'''

struct BlockHead { int32_t lo, hi; uint32_t td, pad; };
#ifndef CDM_REC_CAP
#define CDM_REC_CAP 32
#endif
constexpr int REC_CAP = CDM_REC_CAP;
static_assert(REC_CAP <= 64, "a wave writes its stage out with one lane per record");
__global__ void k_block_heads(TupleGeom geom, uint64_t n, uint64_t perBlock, uint64_t blocks, BlockHead *__restrict__ out) {
    const uint64_t b = (uint64_t) blockIdx.x * blockDim.x + threadIdx.x;
    if (b >= blocks) return;
    const uint64_t base = b * perBlock;
    const uint32_t td = headDigit(geom, base);
    const uint64_t since = base - geom.seg[td], until = geom.seg[td + 1] - base;
    BlockHead h; h.td = td; h.pad = 0; h.lo = -(int32_t) min(since, (uint64_t) 1 << 30); h.hi = (int32_t) min(until, (uint64_t) 1 << 30);
    out[b] = h;
}
constexpr int REC_WAVES = 256, REC_BIG_LDS = 256;
struct RecCount { const uint8_t *c; __device__ __forceinline__ unsigned long long operator()(size_t i) const { return c[i]; } };
__device__ __forceinline__ uint64_t lowerBoundStart(const uint64_t *__restrict__ val, uint64_t n, uint64_t start) {
    uint64_t lo = 0, hi = n;
    while (lo < hi) { const uint64_t mid = lo + ((hi - lo) >> 1); if ((val[mid] >> runsort::RUN_CNT_BITS) < start) lo = mid + 1; else hi = mid; }
    return lo;
}
__global__ __launch_bounds__(256) void k_rec_compact(const uint32_t *__restrict__ stRep, const uint64_t *__restrict__ stVal, const unsigned long long *__restrict__ off, uint64_t waves,
                                                     uint64_t own, const uint64_t *__restrict__ bigVal, uint64_t nBig, uint32_t *__restrict__ recRep, uint64_t *__restrict__ recVal) {
    __shared__ unsigned long long sOff[REC_WAVES + 1];
    __shared__ uint64_t sBig[REC_BIG_LDS];
    __shared__ uint64_t sB[2];
    const uint64_t w0 = (uint64_t) blockIdx.x * REC_WAVES;
    const int nw = (int) min((uint64_t) REC_WAVES, waves - w0);
    for (int i = threadIdx.x; i <= nw; i += 256) sOff[i] = off[w0 + i];
    if (threadIdx.x < 2) sB[threadIdx.x] = nBig ? lowerBoundStart(bigVal, nBig, (w0 + (threadIdx.x ? (uint64_t) nw : 0ull)) * own) : 0ull;
    __syncthreads();
    const uint64_t b0 = sB[0], nb = sB[1] - sB[0];
    for (uint64_t i = threadIdx.x; i < nb && i < (uint64_t) REC_BIG_LDS; i += 256) sBig[i] = bigVal[b0 + i] >> runsort::RUN_CNT_BITS;
    __syncthreads();
    const unsigned long long base = sOff[0], total = sOff[nw] - base;
    for (unsigned long long i = threadIdx.x; i < total; i += 256) {
        int w = 0;
#pragma unroll
        for (int st = REC_WAVES / 2; st > 0; st >>= 1) if (w + st < nw && sOff[w + st] - base <= i) w += st;
        const uint64_t src = (w0 + (uint64_t) w) * REC_CAP + (i - (sOff[w] - base));
        const uint64_t v = stVal[src], start = v >> runsort::RUN_CNT_BITS;
        uint64_t before = b0;
        if (nb <= (uint64_t) REC_BIG_LDS) { for (uint64_t q = 0; q < nb; q++) before += sBig[q] < start; }
        else before = lowerBoundStart(bigVal, nBig, start);
        recRep[base + i + before] = stRep[src]; recVal[base + i + before] = v;
    }
}
__global__ __launch_bounds__(256) void k_rec_place_big(const uint32_t *__restrict__ bigRep, const uint64_t *__restrict__ bigVal, uint64_t nBig, const uint64_t *__restrict__ stVal,
                                                       const uint8_t *__restrict__ stCnt, const unsigned long long *__restrict__ off, uint64_t own, uint32_t *__restrict__ recRep, uint64_t *__restrict__ recVal) {
    const uint64_t b = (uint64_t) blockIdx.x * blockDim.x + threadIdx.x;
    if (b >= nBig) return;
    const uint64_t v = bigVal[b], start = v >> runsort::RUN_CNT_BITS, w = start / own;
    uint64_t before = off[w];
    const int c = stCnt[w];
    for (int j = 0; j < c; j++) before += (stVal[w * REC_CAP + j] >> runsort::RUN_CNT_BITS) < start;
    recRep[b + before] = bigRep[b]; recVal[b + before] = v;
}
__global__ __launch_bounds__(256) void k_big_gap_copy(const unsigned long long *__restrict__ ranges, unsigned int cnt, const unsigned long long *__restrict__ dense, unsigned long long *__restrict__ gapped) {
    const unsigned int lane = threadIdx.x & 63, wavesPerGrid = gridDim.x * 4;
    for (unsigned int r = blockIdx.x * 4 + (threadIdx.x >> 6); r < cnt; r += wavesPerGrid) {
        const unsigned long long len = ranges[3 * (size_t) r + 1] - ranges[3 * (size_t) r], o = ranges[3 * (size_t) r + 2];
        for (unsigned long long i = lane; i < len; i += 64) gapped[o + r + i] = dense[o + i];
        if (lane == 0) gapped[o + r + len] = ~0ull;
    }
}
__global__ __launch_bounds__(256) void k_big_rec_starts(const unsigned long long *__restrict__ ranges, unsigned int cnt, uint64_t *__restrict__ recVal, uint64_t nRec) {
    const uint64_t j = (uint64_t) blockIdx.x * blockDim.x + threadIdx.x;
    if (j >= nRec) return;
    const uint64_t v = recVal[j], x = v >> runsort::RUN_CNT_BITS;
    unsigned int lo = 0, hi = cnt;
    while (hi - lo > 1) { const unsigned int mid = lo + ((hi - lo) >> 1); if (ranges[3 * (size_t) mid + 2] + mid <= x) lo = mid; else hi = mid; }
    const uint64_t slot = ranges[3 * (size_t) lo] + (x - (ranges[3 * (size_t) lo + 2] + lo));
    recVal[j] = (slot << runsort::RUN_CNT_BITS) | (v & ((1ull << runsort::RUN_CNT_BITS) - 1ull));
}
template <typename LY, typename W>
struct BucketGroupArgs : GroupParams {
    const BlockHead *blockHead = nullptr;
    uint32_t *recRep = nullptr; uint64_t *recVal = nullptr; uint8_t *recCnt = nullptr;
    uint32_t recLimit = REC_CAP;
    uint32_t *ovRep = nullptr; uint64_t *ovVal = nullptr; unsigned long long *ovCursor = nullptr; unsigned long long ovCap = 0;
    const uint64_t *keys; const typename LY::V *vals; TupleGeom geom;
    unsigned long long *out;
    int lowBits;
    int own; uint32_t maxBucket; bucket::BigList big;
};
#ifndef CDM_GK_OWN
#define CDM_GK_OWN 128
#define CDM_GK_WIN 384
#define CDM_GK_FIRST 256
#endif
#ifndef CDM_GKS_OWN
#define CDM_GKS_OWN 256
#define CDM_GKS_WIN 512
#define CDM_GKS_FIRST 384
#endif
#ifndef CDM_GKS_GROUP
#define CDM_GKS_GROUP 256
#endif
template <typename LY> struct GkGeom {
    static constexpr int OWN = LY::bySlot ? CDM_GKS_OWN : CDM_GK_OWN, WIN = LY::bySlot ? CDM_GKS_WIN : CDM_GK_WIN, FIRST = LY::bySlot ? CDM_GKS_FIRST : CDM_GK_FIRST, MAXB = WIN - OWN;
    static constexpr int GROUP = LY::bySlot ? CDM_GKS_GROUP : bucket::BK_GROUP, CAP = MAXB, MAXR = LY::bySlot ? CAP / 64 : 8;
    static_assert(WIN % 64 == 0 && FIRST % 64 == 0 && FIRST <= WIN && OWN <= FIRST && WIN <= (1 << bucket::WV_IDX) && (MAXB == 64 || MAXB == 128 || MAXB == 256 || MAXB == 512), "grouping kernel geometry");
    static_assert(GROUP >= 64 && GROUP <= MAXB && GROUP <= (1 << bucket::BK_ORD), "grouping kernel group capacity");
};
#ifndef CDM_GK_MINW
#define CDM_GK_MINW 0
#endif
template <typename LY> constexpr size_t gkLdsBytes() {
    return (size_t) bucket::BK_WAVES * ((size_t) GkGeom<LY>::WIN * 8 + (LY::bySlot ? 1 : (size_t) GkGeom<LY>::WIN) * sizeof(typename LY::V) + (size_t) GkGeom<LY>::CAP * 4 + sizeof(bucket::WaveLdsT<GkGeom<LY>::WIN>) +
                                      (LY::bySlot ? (size_t) REC_CAP : 1) * 12);
}
template <typename LY> constexpr int gkMinWaves() {
    return LY::bySlot ? (CDM_GK_MINW ? CDM_GK_MINW : 6) : (CDM_GK_MINW ? (int) std::min<size_t>(CDM_GK_MINW, CU_LDS_BYTES / gkLdsBytes<LY>()) : 1);
}
template <typename LY, typename W>
__global__ __launch_bounds__(bucket::BK_NT, gkMinWaves<LY>()) void k_bucket_groups(BucketGroupArgs<LY, W> a) {
    static_assert(bucket::BK_NT == 256 && (size_t) gkMinWaves<LY>() * gkLdsBytes<LY>() <= CU_LDS_BYTES, "the launch bound asks for more blocks per CU than the kernel's LDS lets run: the compiler would drop the request");
    using namespace bucket;
    typedef typename LY::V V;
    constexpr int GK_WIN = GkGeom<LY>::WIN, GK_FIRST = GkGeom<LY>::FIRST, GK_CAP = GkGeom<LY>::CAP;
    __shared__ uint64_t sKeyAll[BK_WAVES][GK_WIN];
    __shared__ V sValAll[BK_WAVES][LY::bySlot ? 1 : GK_WIN];
    __shared__ uint32_t sSAll[BK_WAVES][GK_CAP];
    static_assert(GK_CAP >= 64 * GkGeom<LY>::MAXR || !LY::bySlot, "the largest network of the instance writes 64 R words of sSAll");
    __shared__ WaveLdsT<GK_WIN> wAll[BK_WAVES];
    const int lane = threadIdx.x & 63, wave = threadIdx.x >> 6;
    const uint64_t r0 = ((uint64_t) blockIdx.x * BK_WAVES + wave) * (uint64_t) a.own;
    if (r0 >= a.n) return;
    uint64_t *sKey = sKeyAll[wave]; V *sVal = sValAll[wave]; uint32_t *ss = sSAll[wave];
    WaveLdsT<GK_WIN> &w = wAll[wave];
    const uint64_t hmask = (2ull << a.geom.kbits) - 1ull, lowMask = (1ull << a.lowBits) - 1ull;
    const int lowBits = a.lowBits;
    struct Tup { uint64_t k; V v; };
    constexpr uint32_t IDXM = (1u << WV_IDX) - 1u;
    uint32_t keptCnt = 0;
    uint32_t recCount = 0, prevRowKept = 0;
    constexpr bool REC = LY::bySlot;
    __shared__ uint32_t sRecRep[BK_WAVES][REC ? REC_CAP : 1];
    __shared__ uint64_t sRecVal[BK_WAVES][REC ? REC_CAP : 1];
    const uint32_t recLimit = a.recLimit;
    const uint64_t waveIdx = (uint64_t) blockIdx.x * BK_WAVES + wave;
    BlockHead bh; bh.lo = 0; bh.hi = 0; bh.td = 0; bh.pad = 0;
    const uint64_t blockBase = (uint64_t) blockIdx.x * BK_WAVES * (uint64_t) a.own;
    if constexpr (LY::bySlot) bh = a.blockHead[blockIdx.x];
    auto digitAt = [&](uint64_t g) -> uint32_t { const long long off = (long long) (g - blockBase); return (off >= (long long) bh.lo && off < (long long) bh.hi) ? bh.td : headDigit(a.geom, g); };
    waveBuckets<Tup, GK_WIN, GK_FIRST, GkGeom<LY>::GROUP>(r0, a.n, a.own, a.maxBucket, hmask & ~lowMask, a.big, w, lane,
        [&](uint64_t g) {
            Tup t;
            if constexpr (LY::bySlot) { t.k = a.keys[g]; t.v = digitAt(g); }
            else { t.k = a.keys[g]; t.v = a.vals[g]; }
            return t;
        },
        [&](int i, const Tup &t) {
            sKey[i] = t.k;
            if constexpr (LY::bySlot) return ((uint64_t) t.v << a.geom.headShift) | (t.k >> rx::SLOT_KEY_SHIFT);
            else { sVal[i] = t.v; return t.k; }
        },
        [&](uint64_t g) {
            if constexpr (LY::bySlot) return ((uint64_t) digitAt(g) << a.geom.headShift) | (a.keys[g] >> rx::SLOT_KEY_SHIFT);
            else return a.keys[g];
        },
        [&](int g0, int gm) {

            const int idxBits = (GK_CAP > 256 && gm > 256) ? 9 : 8, ord0 = w.ord[g0];
            sortGroup<W, GkGeom<LY>::MAXR>(gm, lane,
                [&](int i) {
                    const uint64_t low = LY::bySlot ? (uint64_t) ((uint32_t) (sKey[g0 + i] >> rx::SLOT_KEY_SHIFT)) & lowMask : sKey[g0 + i] & lowMask;
                    return (W) ((((W) (w.ord[g0 + i] - ord0) << lowBits | (W) low) << idxBits) | (W) i);
                },
                [&](auto &v) {
                    constexpr int R = sizeof(v) / sizeof(v[0]);
                    const W prevLast = shflUpW<W>(v[R - 1], 1);
                    int st[R], last = -1;
#pragma unroll
                    for (int r = 0; r < R; r++) {
                        const int p = lane * R + r;
                        const W prev = r ? v[r - 1] : prevLast;
                        if (p == 0 || (v[r] >> idxBits) != (prev >> idxBits)) last = p;
                        st[r] = last;
                    }
                    int sc = last;
#pragma unroll
                    for (int d = 1; d < 64; d <<= 1) { const int o = __shfl_up(sc, d, 64); if (lane >= d) sc = max(sc, o); }
                    const int carry = __shfl_up(sc, 1, 64);
#pragma unroll
                    for (int r = 0; r < R; r++) {
                        const int p = lane * R + r, s0 = st[r] < 0 ? carry : st[r];
                        ss[p] = (uint32_t) (g0 + (int) ((uint32_t) v[r] & ((1u << idxBits) - 1u))) | ((uint32_t) s0 << WV_IDX) | (s0 == p ? 1u << 31 : 0u);
                    }
                });
            waveLdsSync();
#pragma unroll 1
            for (int p = lane; p < gm; p += 64) {
                const uint32_t cw = ss[p];
                const int s0 = (int) ((cw >> WV_IDX) & 1023u), e = (int) (cw & IDXM), p0row = p - lane;
                unsigned long long gk = ~0ull;
                uint32_t recRepOfLane = 0;
                const bool hasNext = (p + 1 < gm) && !(ss[p + 1] >> 31);
                if constexpr (LY::bySlot) {
                if (s0 != p || hasNext) {
                    const int er = (int) (ss[s0] & IDXM);
                    uint32_t repId, bestPos, id, tPos; bool repFwd, fwd;
                    slotFields(a.geom, sKey[er], repId, bestPos, repFwd);
                    for (int t = s0 + 1; t < gm && !(ss[t] >> 31); t++) {
                        uint32_t ie, pe; bool fe;
                        slotFields(a.geom, sKey[(int) (ss[t] & IDXM)], ie, pe, fe);
                        if (ie != repId) break;
                        if (pe < bestPos) { bestPos = pe; repFwd = fe; }
                    }
                    slotFields(a.geom, sKey[e], id, tPos, fwd);
                    const bool firstRun = r0 + (uint64_t) (g0 + s0) == a.firstRunIdx;
                    gk = groupKeyCore(a, repId, (int) a.geom.uniL, (int) bestPos, firstRun ? false : !repFwd, id, (int) a.geom.uniL, (int) tPos, !fwd);
                    if (a.wide && s0 == p) gk = markRunStart(a, gk, repId);
                    recRepOfLane = repId;
                }
                } else
                if (s0 != p || hasNext) {
                    const int er = (int) (ss[s0] & IDXM);
                    uint64_t bestKey = sKey[er]; const V best = sVal[er];
                    const uint32_t repId = LY::seqOf(best);
                    uint32_t repLen, bestPos;
                    LY::unpackR1(bestKey, best, a.geom, repLen, bestPos);
                    for (int t = s0 + 1; t < gm && !(ss[t] >> 31); t++) {
                        const int et = (int) (ss[t] & IDXM);
                        if (LY::seqOf(sVal[et]) != repId) break;
                        uint32_t le, pe;
                        LY::unpackR1(sKey[et], sVal[et], a.geom, le, pe);
                        if (pe < bestPos) { bestPos = pe; bestKey = sKey[et]; }
                    }
                    const uint64_t key = sKey[e]; const V val = sVal[e];
                    uint32_t tLen, tPos;
                    LY::unpackR1(key, val, a.geom, tLen, tPos);
                    const bool firstRun = r0 + (uint64_t) (g0 + s0) == a.firstRunIdx;
                    gk = groupKeyCore(a, repId, (int) repLen, (int) bestPos, firstRun ? false : ((bestKey & BIT63) == 0), LY::seqOf(val), (int) tLen, (int) tPos, (key & BIT63) == 0);
                    if (a.wide && s0 == p) gk = markRunStart(a, gk, repId);
                    recRepOfLane = repId;
                }
                a.out[r0 + (uint64_t) (g0 + p)] = gk;
                const unsigned long long keptMask = __ballot(runsort::gkKept(gk));
                keptCnt += (uint32_t) __popcll(keptMask);
                if constexpr (REC) if (a.recRep) {
                    const uint32_t recBase = (uint32_t) __builtin_amdgcn_readfirstlane((int) recCount);
                    const bool lastKept = __builtin_amdgcn_readfirstlane((int) prevRowKept) != 0;
                    const unsigned long long startMask = __ballot((cw >> 31) != 0u);
                    const bool runsOn = p0row != 0 && lastKept && (keptMask & 1ull) && !(startMask & 1ull) && recBase - 1u < recLimit;
                    const unsigned long long begins = keptMask & (startMask | ~(keptMask << 1)) & ~(runsOn ? 1ull : 0ull), ends = ~keptMask | startMask;
                    if (((begins >> lane) & 1ull) || (runsOn && lane == 0)) {
                        const unsigned long long behind = lane == 63 ? 0ull : ends >> (lane + 1);
                        const uint32_t len = behind ? (uint32_t) __ffsll(behind) : (uint32_t) (64 - lane);
                        const uint32_t j = recBase + (uint32_t) __popcll(begins & ((1ull << lane) - 1ull));
                        const uint64_t rv = ((r0 + (uint64_t) (g0 + p)) << runsort::RUN_CNT_BITS) | (uint64_t) len;
                        if (runsOn && lane == 0) atomicAdd(reinterpret_cast<unsigned long long *>(&sRecVal[wave][recBase - 1u]), (unsigned long long) len);
                        else if (j < recLimit) { sRecRep[wave][j] = recRepOfLane; sRecVal[wave][j] = rv; }
                        else { const unsigned long long q = atomicAdd(a.ovCursor, 1ull); if (q < a.ovCap) { a.ovRep[q] = recRepOfLane; a.ovVal[q] = rv; } }
                    }
                    recCount = recBase + (uint32_t) __popcll(begins);
                    prevRowKept = (uint32_t) (keptMask >> 63);
                }
            }
            waveLdsSync();
        });
    waveGroupStats(a.stat, keptCnt);
    recCount = (uint32_t) __builtin_amdgcn_readfirstlane((int) recCount);
    if constexpr (REC) if (a.recRep && recCount) {
        const uint32_t m = min(recCount, recLimit);
        waveLdsSync();
        if ((uint32_t) lane < m) { const uint64_t slot = waveIdx * (uint64_t) REC_CAP + (uint32_t) lane; a.recRep[slot] = sRecRep[wave][lane]; a.recVal[slot] = sRecVal[wave][lane]; }
        if (lane == 0) a.recCnt[waveIdx] = (uint8_t) m;
    }
}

'''

What you should do :: Within the listing above, give again exactly every line from the line with "#ifndef CDM_GK_OWN" through the line with "return (size_t) bucket::BK_WAVES", both included, and no other line.

Answer space ::
#ifndef CDM_GK_OWN
#define CDM_GK_OWN 128
#define CDM_GK_WIN 384
#define CDM_GK_FIRST 256
#endif
#ifndef CDM_GKS_OWN
#define CDM_GKS_OWN 256
#define CDM_GKS_WIN 512
#define CDM_GKS_FIRST 384
#endif
#ifndef CDM_GKS_GROUP
#define CDM_GKS_GROUP 256
#endif
template <typename LY> struct GkGeom {
    static constexpr int OWN = LY::bySlot ? CDM_GKS_OWN : CDM_GK_OWN, WIN = LY::bySlot ? CDM_GKS_WIN : CDM_GK_WIN, FIRST = LY::bySlot ? CDM_GKS_FIRST : CDM_GK_FIRST, MAXB = WIN - OWN;
    static constexpr int GROUP = LY::bySlot ? CDM_GKS_GROUP : bucket::BK_GROUP, CAP = MAXB, MAXR = LY::bySlot ? CAP / 64 : 8;
    static_assert(WIN % 64 == 0 && FIRST % 64 == 0 && FIRST <= WIN && OWN <= FIRST && WIN <= (1 << bucket::WV_IDX) && (MAXB == 64 || MAXB == 128 || MAXB == 256 || MAXB == 512), "grouping kernel geometry");
    static_assert(GROUP >= 64 && GROUP <= MAXB && GROUP <= (1 << bucket::BK_ORD), "grouping kernel group capacity");
};
#ifndef CDM_GK_MINW
#define CDM_GK_MINW 0
#endif
template <typename LY> constexpr size_t gkLdsBytes() {
    return (size_t) bucket::BK_WAVES * ((size_t) GkGeom<LY>::WIN * 8 + (LY::bySlot ? 1 : (size_t) GkGeom<LY>::WIN) * sizeof(typename LY::V) + (size_t) GkGeom<LY>::CAP * 4 + sizeof(bucket::WaveLdsT<GkGeom<LY>::WIN>) +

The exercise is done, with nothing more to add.